_Description of the task_
The required result is each line of the entries below containing the string "mreg".

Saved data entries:
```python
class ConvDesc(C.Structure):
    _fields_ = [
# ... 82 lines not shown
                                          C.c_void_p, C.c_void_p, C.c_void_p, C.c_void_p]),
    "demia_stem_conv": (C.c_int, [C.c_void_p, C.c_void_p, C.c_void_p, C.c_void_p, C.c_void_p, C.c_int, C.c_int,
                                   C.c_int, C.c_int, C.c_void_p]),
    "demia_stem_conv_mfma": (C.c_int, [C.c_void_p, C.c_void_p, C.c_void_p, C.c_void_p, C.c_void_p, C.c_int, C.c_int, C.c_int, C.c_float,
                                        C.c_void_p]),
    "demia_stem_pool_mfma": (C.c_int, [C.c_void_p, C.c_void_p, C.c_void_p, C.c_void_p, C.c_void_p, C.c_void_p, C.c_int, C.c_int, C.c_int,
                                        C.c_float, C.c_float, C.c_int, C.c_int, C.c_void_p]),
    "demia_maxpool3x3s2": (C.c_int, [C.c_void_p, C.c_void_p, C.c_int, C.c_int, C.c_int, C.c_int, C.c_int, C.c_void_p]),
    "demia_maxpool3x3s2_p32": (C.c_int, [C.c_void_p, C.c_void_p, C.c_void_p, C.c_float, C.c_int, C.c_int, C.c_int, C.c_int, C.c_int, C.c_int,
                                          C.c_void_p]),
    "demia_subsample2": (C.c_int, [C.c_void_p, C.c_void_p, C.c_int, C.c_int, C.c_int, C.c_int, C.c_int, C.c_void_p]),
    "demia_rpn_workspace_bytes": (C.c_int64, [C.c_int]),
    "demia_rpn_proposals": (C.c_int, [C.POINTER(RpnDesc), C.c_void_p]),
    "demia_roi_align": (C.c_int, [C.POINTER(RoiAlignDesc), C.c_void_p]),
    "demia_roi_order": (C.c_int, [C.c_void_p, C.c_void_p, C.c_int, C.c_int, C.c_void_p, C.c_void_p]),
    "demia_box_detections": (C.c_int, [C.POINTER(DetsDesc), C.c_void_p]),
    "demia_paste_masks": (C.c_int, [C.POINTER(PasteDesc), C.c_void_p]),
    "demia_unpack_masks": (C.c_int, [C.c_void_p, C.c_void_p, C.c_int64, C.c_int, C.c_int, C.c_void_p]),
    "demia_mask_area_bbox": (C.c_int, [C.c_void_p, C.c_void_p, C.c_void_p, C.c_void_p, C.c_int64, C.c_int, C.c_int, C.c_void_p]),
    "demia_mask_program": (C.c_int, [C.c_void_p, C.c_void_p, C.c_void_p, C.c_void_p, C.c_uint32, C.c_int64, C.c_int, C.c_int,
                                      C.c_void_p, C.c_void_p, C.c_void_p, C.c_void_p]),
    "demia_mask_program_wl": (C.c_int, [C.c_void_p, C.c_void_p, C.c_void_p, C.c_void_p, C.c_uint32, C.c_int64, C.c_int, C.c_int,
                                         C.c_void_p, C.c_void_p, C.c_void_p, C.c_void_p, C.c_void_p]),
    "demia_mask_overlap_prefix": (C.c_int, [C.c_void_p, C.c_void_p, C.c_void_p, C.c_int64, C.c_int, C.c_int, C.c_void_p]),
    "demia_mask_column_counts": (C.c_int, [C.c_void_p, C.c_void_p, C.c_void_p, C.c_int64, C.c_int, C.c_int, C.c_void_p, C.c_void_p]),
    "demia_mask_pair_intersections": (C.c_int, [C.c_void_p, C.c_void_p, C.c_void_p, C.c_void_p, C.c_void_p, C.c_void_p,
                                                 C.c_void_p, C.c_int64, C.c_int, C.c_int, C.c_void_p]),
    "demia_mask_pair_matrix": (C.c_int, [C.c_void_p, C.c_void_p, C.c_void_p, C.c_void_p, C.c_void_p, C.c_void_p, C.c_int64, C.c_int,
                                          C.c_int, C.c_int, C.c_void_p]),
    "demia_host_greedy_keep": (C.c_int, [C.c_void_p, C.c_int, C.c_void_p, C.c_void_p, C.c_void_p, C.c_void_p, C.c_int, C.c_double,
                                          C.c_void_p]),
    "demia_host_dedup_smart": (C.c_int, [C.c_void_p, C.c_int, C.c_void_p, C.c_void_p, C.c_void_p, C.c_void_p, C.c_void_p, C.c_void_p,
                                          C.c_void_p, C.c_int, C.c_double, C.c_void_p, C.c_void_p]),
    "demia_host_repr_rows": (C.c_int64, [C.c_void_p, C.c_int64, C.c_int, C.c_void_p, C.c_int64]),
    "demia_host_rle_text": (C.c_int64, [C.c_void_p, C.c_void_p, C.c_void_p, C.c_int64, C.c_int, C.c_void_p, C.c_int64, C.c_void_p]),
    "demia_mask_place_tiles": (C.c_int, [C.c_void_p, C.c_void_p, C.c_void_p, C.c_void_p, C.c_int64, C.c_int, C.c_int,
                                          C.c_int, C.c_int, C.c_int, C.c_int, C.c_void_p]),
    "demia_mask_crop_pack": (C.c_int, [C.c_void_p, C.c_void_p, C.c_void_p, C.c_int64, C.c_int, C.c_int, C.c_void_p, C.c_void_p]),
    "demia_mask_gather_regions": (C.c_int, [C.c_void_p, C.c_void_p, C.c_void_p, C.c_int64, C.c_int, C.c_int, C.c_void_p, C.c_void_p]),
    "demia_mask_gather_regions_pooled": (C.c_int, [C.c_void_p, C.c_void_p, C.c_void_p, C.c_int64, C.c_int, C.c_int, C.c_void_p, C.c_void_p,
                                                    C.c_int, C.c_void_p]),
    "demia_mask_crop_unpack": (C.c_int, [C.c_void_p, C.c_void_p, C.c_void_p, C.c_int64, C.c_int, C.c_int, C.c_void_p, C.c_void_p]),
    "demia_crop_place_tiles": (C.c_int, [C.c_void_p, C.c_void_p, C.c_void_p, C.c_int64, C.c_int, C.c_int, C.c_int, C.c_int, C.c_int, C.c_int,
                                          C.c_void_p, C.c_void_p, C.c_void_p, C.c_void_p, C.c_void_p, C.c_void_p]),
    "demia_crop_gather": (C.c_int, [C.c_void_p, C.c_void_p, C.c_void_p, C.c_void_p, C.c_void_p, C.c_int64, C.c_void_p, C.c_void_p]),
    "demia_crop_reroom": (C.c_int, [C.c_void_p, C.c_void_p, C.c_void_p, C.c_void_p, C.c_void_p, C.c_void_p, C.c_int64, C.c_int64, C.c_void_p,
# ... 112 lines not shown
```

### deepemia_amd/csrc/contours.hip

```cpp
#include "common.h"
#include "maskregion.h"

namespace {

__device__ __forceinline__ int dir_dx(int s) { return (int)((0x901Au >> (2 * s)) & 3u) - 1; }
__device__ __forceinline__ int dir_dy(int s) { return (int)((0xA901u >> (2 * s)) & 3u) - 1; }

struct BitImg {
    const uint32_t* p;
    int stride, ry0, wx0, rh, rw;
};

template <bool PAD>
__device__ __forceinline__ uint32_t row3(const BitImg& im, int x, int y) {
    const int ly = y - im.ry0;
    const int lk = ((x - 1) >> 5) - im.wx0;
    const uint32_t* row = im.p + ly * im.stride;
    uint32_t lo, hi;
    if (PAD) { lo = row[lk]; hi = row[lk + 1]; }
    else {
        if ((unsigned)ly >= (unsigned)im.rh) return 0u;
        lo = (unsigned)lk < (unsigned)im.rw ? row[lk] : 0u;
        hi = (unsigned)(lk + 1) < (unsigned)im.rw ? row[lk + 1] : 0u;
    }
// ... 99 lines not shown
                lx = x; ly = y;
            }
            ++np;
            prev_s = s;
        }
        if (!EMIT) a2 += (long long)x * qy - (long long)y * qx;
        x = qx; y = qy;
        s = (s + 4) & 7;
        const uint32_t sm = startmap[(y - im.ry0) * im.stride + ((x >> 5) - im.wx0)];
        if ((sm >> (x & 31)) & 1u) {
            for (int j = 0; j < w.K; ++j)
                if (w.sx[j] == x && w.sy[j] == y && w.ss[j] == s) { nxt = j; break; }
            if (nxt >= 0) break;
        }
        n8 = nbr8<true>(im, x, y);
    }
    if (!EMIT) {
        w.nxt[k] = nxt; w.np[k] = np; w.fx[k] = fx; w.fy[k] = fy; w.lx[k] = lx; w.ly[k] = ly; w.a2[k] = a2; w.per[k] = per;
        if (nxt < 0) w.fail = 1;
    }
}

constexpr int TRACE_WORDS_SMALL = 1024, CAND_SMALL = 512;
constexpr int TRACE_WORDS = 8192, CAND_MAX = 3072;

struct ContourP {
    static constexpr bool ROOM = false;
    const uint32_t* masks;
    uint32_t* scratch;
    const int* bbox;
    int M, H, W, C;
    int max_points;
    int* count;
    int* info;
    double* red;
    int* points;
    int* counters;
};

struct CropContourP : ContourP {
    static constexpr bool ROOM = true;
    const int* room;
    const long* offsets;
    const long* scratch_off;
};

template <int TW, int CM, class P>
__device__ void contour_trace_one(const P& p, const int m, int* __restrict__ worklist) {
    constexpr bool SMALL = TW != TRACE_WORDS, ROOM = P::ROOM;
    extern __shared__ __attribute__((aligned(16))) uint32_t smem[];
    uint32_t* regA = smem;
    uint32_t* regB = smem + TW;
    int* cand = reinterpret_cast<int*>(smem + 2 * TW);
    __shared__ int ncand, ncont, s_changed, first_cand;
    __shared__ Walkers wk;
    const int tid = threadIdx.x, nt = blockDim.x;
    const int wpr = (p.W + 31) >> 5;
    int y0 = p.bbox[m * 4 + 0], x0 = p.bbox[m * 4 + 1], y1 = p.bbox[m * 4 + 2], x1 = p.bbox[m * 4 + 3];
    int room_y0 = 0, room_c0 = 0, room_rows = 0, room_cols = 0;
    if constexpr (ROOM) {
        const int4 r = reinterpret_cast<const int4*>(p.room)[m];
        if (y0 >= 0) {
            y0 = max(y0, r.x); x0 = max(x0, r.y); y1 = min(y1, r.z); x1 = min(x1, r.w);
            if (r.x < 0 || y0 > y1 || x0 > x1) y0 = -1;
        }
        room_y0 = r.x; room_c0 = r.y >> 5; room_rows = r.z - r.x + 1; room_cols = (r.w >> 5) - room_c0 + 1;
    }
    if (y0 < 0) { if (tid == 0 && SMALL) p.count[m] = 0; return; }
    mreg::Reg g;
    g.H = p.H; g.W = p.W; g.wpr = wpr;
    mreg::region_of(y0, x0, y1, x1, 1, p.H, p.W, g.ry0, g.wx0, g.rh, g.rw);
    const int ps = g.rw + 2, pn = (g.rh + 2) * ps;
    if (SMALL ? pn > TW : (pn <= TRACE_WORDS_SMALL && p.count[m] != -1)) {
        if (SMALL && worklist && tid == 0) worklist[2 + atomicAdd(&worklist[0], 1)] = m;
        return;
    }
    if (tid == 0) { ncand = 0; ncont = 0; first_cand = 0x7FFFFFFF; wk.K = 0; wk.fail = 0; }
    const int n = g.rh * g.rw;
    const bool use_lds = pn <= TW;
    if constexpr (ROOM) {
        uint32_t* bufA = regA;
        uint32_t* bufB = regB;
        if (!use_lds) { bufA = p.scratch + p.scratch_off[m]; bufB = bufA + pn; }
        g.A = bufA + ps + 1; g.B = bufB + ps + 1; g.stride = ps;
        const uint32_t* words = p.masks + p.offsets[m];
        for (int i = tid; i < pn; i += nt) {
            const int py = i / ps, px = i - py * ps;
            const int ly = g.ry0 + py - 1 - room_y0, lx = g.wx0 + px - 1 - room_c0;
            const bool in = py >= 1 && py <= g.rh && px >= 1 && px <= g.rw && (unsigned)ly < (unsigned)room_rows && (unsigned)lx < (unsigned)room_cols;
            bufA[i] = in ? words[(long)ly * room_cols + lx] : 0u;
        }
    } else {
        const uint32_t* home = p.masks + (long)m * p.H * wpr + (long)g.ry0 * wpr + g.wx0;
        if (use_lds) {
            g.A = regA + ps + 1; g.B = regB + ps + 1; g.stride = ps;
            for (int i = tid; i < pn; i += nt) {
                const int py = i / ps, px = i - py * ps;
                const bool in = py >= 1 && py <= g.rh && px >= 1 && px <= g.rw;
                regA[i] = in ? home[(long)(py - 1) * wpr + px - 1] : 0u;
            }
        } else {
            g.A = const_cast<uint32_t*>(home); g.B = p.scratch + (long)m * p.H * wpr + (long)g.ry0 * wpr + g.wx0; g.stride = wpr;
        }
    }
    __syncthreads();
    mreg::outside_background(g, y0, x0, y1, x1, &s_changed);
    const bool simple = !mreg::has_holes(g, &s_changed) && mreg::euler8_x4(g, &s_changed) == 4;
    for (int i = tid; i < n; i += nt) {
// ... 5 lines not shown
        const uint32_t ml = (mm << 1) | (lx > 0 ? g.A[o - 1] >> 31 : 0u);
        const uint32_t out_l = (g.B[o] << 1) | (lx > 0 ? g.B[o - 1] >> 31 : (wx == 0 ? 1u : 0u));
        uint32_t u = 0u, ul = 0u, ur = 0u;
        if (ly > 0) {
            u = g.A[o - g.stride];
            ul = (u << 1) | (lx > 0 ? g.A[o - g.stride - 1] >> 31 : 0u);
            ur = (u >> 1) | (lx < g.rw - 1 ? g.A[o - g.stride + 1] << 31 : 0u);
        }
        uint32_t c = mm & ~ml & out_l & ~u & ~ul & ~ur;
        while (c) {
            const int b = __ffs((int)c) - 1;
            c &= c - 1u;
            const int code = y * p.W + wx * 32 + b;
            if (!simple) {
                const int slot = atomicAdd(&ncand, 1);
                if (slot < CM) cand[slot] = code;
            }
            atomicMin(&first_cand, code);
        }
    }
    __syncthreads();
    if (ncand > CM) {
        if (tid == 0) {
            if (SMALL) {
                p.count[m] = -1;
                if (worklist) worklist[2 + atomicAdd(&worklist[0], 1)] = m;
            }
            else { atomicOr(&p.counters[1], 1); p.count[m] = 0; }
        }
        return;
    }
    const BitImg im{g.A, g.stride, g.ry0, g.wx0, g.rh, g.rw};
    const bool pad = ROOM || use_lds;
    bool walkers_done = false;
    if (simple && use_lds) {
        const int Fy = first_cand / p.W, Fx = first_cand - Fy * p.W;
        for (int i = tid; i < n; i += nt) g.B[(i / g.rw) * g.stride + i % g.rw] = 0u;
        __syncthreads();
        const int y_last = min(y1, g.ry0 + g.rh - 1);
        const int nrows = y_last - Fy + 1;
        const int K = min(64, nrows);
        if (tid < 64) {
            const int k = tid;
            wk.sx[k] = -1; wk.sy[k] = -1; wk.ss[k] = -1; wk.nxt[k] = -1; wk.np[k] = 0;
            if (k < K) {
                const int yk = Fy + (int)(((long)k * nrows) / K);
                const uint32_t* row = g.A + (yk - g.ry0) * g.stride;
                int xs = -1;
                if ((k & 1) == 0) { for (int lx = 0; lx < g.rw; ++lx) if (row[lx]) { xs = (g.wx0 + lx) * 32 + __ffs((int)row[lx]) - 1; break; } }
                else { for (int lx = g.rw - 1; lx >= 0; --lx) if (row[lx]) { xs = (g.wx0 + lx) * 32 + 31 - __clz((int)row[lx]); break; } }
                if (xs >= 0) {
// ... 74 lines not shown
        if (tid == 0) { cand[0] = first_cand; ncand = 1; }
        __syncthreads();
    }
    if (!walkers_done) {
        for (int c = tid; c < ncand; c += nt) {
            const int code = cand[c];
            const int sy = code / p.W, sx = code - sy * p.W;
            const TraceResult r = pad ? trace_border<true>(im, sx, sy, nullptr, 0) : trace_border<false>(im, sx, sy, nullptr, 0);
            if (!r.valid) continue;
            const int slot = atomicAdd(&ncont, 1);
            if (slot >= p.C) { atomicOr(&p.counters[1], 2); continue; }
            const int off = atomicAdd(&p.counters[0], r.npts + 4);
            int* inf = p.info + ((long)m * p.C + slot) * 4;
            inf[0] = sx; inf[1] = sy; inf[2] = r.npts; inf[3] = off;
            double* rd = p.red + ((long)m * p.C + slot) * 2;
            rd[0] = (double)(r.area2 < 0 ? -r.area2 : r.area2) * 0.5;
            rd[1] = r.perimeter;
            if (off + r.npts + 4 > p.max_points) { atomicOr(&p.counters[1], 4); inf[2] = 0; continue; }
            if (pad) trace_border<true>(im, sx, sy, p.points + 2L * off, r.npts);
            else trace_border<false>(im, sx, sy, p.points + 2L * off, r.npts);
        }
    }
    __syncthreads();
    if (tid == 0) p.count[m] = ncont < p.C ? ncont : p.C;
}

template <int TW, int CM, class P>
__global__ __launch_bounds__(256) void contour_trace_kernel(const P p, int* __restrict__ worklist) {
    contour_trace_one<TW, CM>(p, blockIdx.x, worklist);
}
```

_Answer area_
    mreg::Reg g;
    mreg::region_of(y0, x0, y1, x1, 1, p.H, p.W, g.ry0, g.wx0, g.rh, g.rw);
    mreg::outside_background(g, y0, x0, y1, x1, &s_changed);
    const bool simple = !mreg::has_holes(g, &s_changed) && mreg::euler8_x4(g, &s_changed) == 4;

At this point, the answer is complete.